Independence employs 14,077 nationally, including nearly 7,300 in Southeastern Pennsylvania.

Deavens’ priorities

In an interview Tuesday, Deavens described his top priorities during his tenure as integrating behavioral and physical health and doing more to reduce racial disparities in health care.

The company announced last fall that it had increased by 47% the number of in-person and virtual behavioral health practitioners available to people with its insurance in Southeastern Pennsylvania. “We have not only expanded the total number of providers that we have, but we’ve got a more diverse set of providers,” Deavens said.

The region’s largest health systems and Independence banded together in 2022 to improve racial equity in health care in Philadelphia. The collaboration, called Accelerate Health Equity, uses pilot programs to try out different approaches and share what is learned. The project is focused on 16 areas, including substance abuse, maternal and infant mortality, obesity and diabetes, racism in medical settings, food access, housing, and community violence.

In 2023, Independence joined with 12 Philadelphia-area health systems in an effort to phase out race as a factor in clinical guidelines used to make treatment decisions. Deavens is especially proud of the work done to eliminate a discriminatory measure of kidney function that made it take longer for African Americans to get a kidney transplant.

“We persuaded the lab companies that we do business with, as well as the major health systems, to stop using a measure of kidney function that adjusts it for African Americans,” Deavens said. “As a consequence of that, over 700 people have been added to the transplant list.”

Temple University president John Fry recalled the key role Deavens played in 2022 in bringing together a consortium of health systems and others to drum up more than $50 million in aid for St. Christopher’s Hospital for Children, an effort hashed out during a dozen two-hour meetings. St. Chris is a safety-net provider in North Philadelphia owned by Tower Health and Drexel University, where Fry used to be president.

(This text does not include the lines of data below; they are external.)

 __device__ __forceinline__ void wgmma_fence() { asm volatile("wgmma.fence.sync.aligned;" ::: "memory"); }
 __device__ __forceinline__ void wgmma_commit() { asm volatile("wgmma.commit_group.sync.aligned;" ::: "memory"); }
@@ -538,21 +483,6 @@
     }
 }
 
-typedef CUresult (*EncodeTiledFn)(CUtensorMap*, CUtensorMapDataType, cuuint32_t, void*, const cuuint64_t*,
-                                  const cuuint64_t*, const cuuint32_t*, const cuuint32_t*, CUtensorMapInterleave,
-                                  CUtensorMapSwizzle, CUtensorMapL2promotion, CUtensorMapFloatOOBfill);
-
-static EncodeTiledFn get_encode_fn() {
-    static EncodeTiledFn fn = nullptr;
-    if (!fn) {
-        void* p = nullptr;
-        cudaDriverEntryPointQueryResult qres;
-        if (cudaGetDriverEntryPoint("cuTensorMapEncodeTiled", &p, cudaEnableDefault, &qres) == cudaSuccess &&
-            qres == cudaDriverEntryPointSuccess)
-            fn = (EncodeTiledFn)p;
-    }
-    return fn;
-}
 
 static int make_map(CUtensorMap* m, const void* base, long long rows, int cols, int box_rows, int is_bf16) {
     EncodeTiledFn fn = get_encode_fn();
@@ -572,27 +502,6 @@
     return DFD_OK;
 }
 
-
-struct PixelView { long long sW, sH, sN; };
-static int make_map_nhwc(CUtensorMap* m, const void* base, int N, int H, int W, int C, int bw, int bh, int bn, int is_bf16,
-                         int es = 1, const PixelView* pv = nullptr) {
-    EncodeTiledFn fn = get_encode_fn();
-    if (!fn) return dfd_set_error(DFD_ERR_CUDA, "cuTensorMapEncodeTiled entry point not available");
-    cuuint64_t dims[4] = {(cuuint64_t)C, (cuuint64_t)W, (cuuint64_t)H, (cuuint64_t)N};
-    cuuint64_t strides[3] = {(cuuint64_t)C * 2, (cuuint64_t)W * C * 2, (cuuint64_t)H * W * C * 2};
-    if (pv) { strides[0] = (cuuint64_t)pv->sW; strides[1] = (cuuint64_t)pv->sH; strides[2] = (cuuint64_t)pv->sN; }
-    cuuint32_t box[4] = {(cuuint32_t)BLOCK_K, (cuuint32_t)((bw - 1) * es + 1), (cuuint32_t)((bh - 1) * es + 1), (cuuint32_t)bn};
-    cuuint32_t estr[4] = {1, (cuuint32_t)es, (cuuint32_t)es, 1};
-    CUresult r = fn(m, is_bf16 ? CU_TENSOR_MAP_DATA_TYPE_BFLOAT16 : CU_TENSOR_MAP_DATA_TYPE_FLOAT16, 4,
-                    const_cast<void*>(base), dims, strides, box, estr, CU_TENSOR_MAP_INTERLEAVE_NONE,
-                    CU_TENSOR_MAP_SWIZZLE_128B, CU_TENSOR_MAP_L2_PROMOTION_L2_256B, CU_TENSOR_MAP_FLOAT_OOB_FILL_NONE);
-    if (r != CUDA_SUCCESS) {
-        char buf[200];
-        snprintf(buf, sizeof(buf), "cuTensorMapEncodeTiled (4-D) failed (%d) N=%d H=%d W=%d C=%d box=%dx%dx%d", (int)r, N, H, W, C, bw, bh, bn);
-        return dfd_set_error(DFD_ERR_CUDA, buf);
-    }
-    return DFD_OK;
-}
 
 template <typename T, int BN>
 static void launch_tc_kernel(int grid, size_t smem, cudaStream_t st, const CUtensorMap& ma, const CUtensorMap& mb,
diff --git a/deepfake_detection_b200/csrc/tma.cuh b/deepfake_detection_b200/csrc/tma.cuh
--- /dev/null
+++ b/deepfake_detection_b200/csrc/tma.cuh
@@ -0,0 +1,103 @@
+#pragma once
+#include <cuda.h>
+#include <stdio.h>
+
+#include "common.cuh"
+
+namespace {
+
+__device__ __forceinline__ uint32_t smem_addr(const void* p) { return (uint32_t)__cvta_generic_to_shared(p); }
+
+__device__ __forceinline__ void mbar_init(uint64_t* bar, uint32_t count) {
+    asm volatile("mbarrier.init.shared::cta.b64 [%0], %1;" ::"r"(smem_addr(bar)), "r"(count));
+}
+__device__ __forceinline__ void mbar_arrive_expect_tx(uint64_t* bar, uint32_t bytes) {
+    asm volatile("mbarrier.arrive.expect_tx.shared::cta.b64 _, [%0], %1;" ::"r"(smem_addr(bar)), "r"(bytes) : "memory");
+}
+__device__ __forceinline__ void mbar_arrive(uint64_t* bar) {
+    asm volatile("mbarrier.arrive.shared::cta.b64 _, [%0];" ::"r"(smem_addr(bar)) : "memory");
+}
+__device__ __forceinline__ void mbar_wait(uint64_t* bar, uint32_t parity) {
+    uint32_t addr = smem_addr(bar);
+    asm volatile(
+        "{\n"
+        ".reg .pred p;\n"
+        "WAIT_LOOP:\n"
+        "mbarrier.try_wait.parity.shared::cta.b64 p, [%0], %1;\n"
+        "@p bra WAIT_DONE;\n"
+        "bra WAIT_LOOP;\n"
+        "WAIT_DONE:\n"
+        "}\n" ::"r"(addr), "r"(parity) : "memory");
+}
+
+__device__ __forceinline__ void tma_load_2d(void* smem_dst, const CUtensorMap* map, uint64_t* bar, int c0, int c1) {
+    asm volatile(
+        "cp.async.bulk.tensor.2d.shared::cluster.global.mbarrier::complete_tx::bytes [%0], [%1, {%3, %4}], [%2];"
+        ::"r"(smem_addr(smem_dst)), "l"(reinterpret_cast<uint64_t>(map)), "r"(smem_addr(bar)), "r"(c0), "r"(c1)
+        : "memory");
+}
+__device__ __forceinline__ void tma_store_2d(const CUtensorMap* map, const void* smem_src, int c0, int c1) {
+    asm volatile("cp.async.bulk.tensor.2d.global.shared::cta.bulk_group [%0, {%2, %3}], [%1];"
+                 ::"l"(reinterpret_cast<uint64_t>(map)), "r"(smem_addr(smem_src)), "r"(c0), "r"(c1) : "memory");
+}
+__device__ __forceinline__ void tma_load_4d(void* smem_dst, const CUtensorMap* map, uint64_t* bar, int c0, int c1, int c2, int c3) {
+    asm volatile(
+        "cp.async.bulk.tensor.4d.shared::cluster.global.mbarrier::complete_tx::bytes [%0], [%1, {%3, %4, %5, %6}], [%2];"
+        ::"r"(smem_addr(smem_dst)), "l"(reinterpret_cast<uint64_t>(map)), "r"(smem_addr(bar)), "r"(c0), "r"(c1), "r"(c2), "r"(c3)
+        : "memory");
+}
+__device__ __forceinline__ void tma_store_4d(const CUtensorMap* map, const void* smem_src, int c0, int c1, int c2, int c3) {
+    asm volatile("cp.async.bulk.tensor.4d.global.shared::cta.bulk_group [%0, {%2, %3, %4, %5}], [%1];"
+                 ::"l"(reinterpret_cast<uint64_t>(map)), "r"(smem_addr(smem_src)), "r"(c0), "r"(c1), "r"(c2), "r"(c3) : "memory");
+}
+__device__ __forceinline__ void tma_reduce_add_4d(const CUtensorMap* map, const void* smem_src, int c0, int c1, int c2, int c3) {
+    asm volatile("cp.reduce.async.bulk.tensor.4d.global.shared::cta.add.tile.bulk_group [%0, {%2, %3, %4, %5}], [%1];"
+                 ::"l"(reinterpret_cast<uint64_t>(map)), "r"(smem_addr(smem_src)), "r"(c0), "r"(c1), "r"(c2), "r"(c3) : "memory");
+}
+__device__ __forceinline__ void tma_store_commit() { asm volatile("cp.async.bulk.commit_group;" ::: "memory"); }
+template <int N> __device__ __forceinline__ void tma_store_wait_read() {
+    asm volatile("cp.async.bulk.wait_group.read %0;" ::"n"(N) : "memory");
+}
+__device__ __forceinline__ void prefetch_tmap(const CUtensorMap* map) {
+    asm volatile("prefetch.tensormap [%0];" ::"l"(reinterpret_cast<uint64_t>(map)) : "memory");
+}
+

“I think Greg is one of the great civic actors in our city and region,” Fry said Wednesday. “Watching him in action was having a front-row seat to not only a gifted leader, but someone who cares so deeply about health care specifically, and Philadelphia in general.”

Business challenges

Highmark’s entry in the Philadelphia market led to some big changes at Independence.

Independence switched to Dominion Dental from Highmark’s United Concordia for dental insurance. It also moved Highmark to a new provider of backup insurance for employers that pay directly for their employees’ health care. Those moves have gone well, Deavens said.

For more than a decade, Independence had relied on Highmark’s computer systems for back office operations. That didn’t make sense anymore with Highmark as a competitor, Deavens said, so the company developed its own systems and expects to finish moving customers over on July 1, 2025.

“With any of these large, complicated technology changes, you have some bumps in the road, but we haven’t had anything that I would say is broad-based or systemic,” Deavens said.

Deavens serves as board chair at AmeriHealth Caritas, one of the nation’s largest Medicaid insurers. In 2023, Caritas accounted for $23.7 billion of Independence’s $31 billion in revenue.

That business is coming through a turbulent time, because of lost membership after the pandemic and increased use of health services by the people who kept coverage, Deavens said. “I would say ’24 was a challenging year for us in terms of Medicaid,” he said.

He’s confident in new management that he helped bring to the Newtown Square company over the last year.

“The individuals that we have recruited to take the business forward have deep Medicaid experience and deep expertise in the particular functions and subject matters that they are accountable for,” he said.

Editor’s note: This story was updated with additional comment and figures on the company’s employees.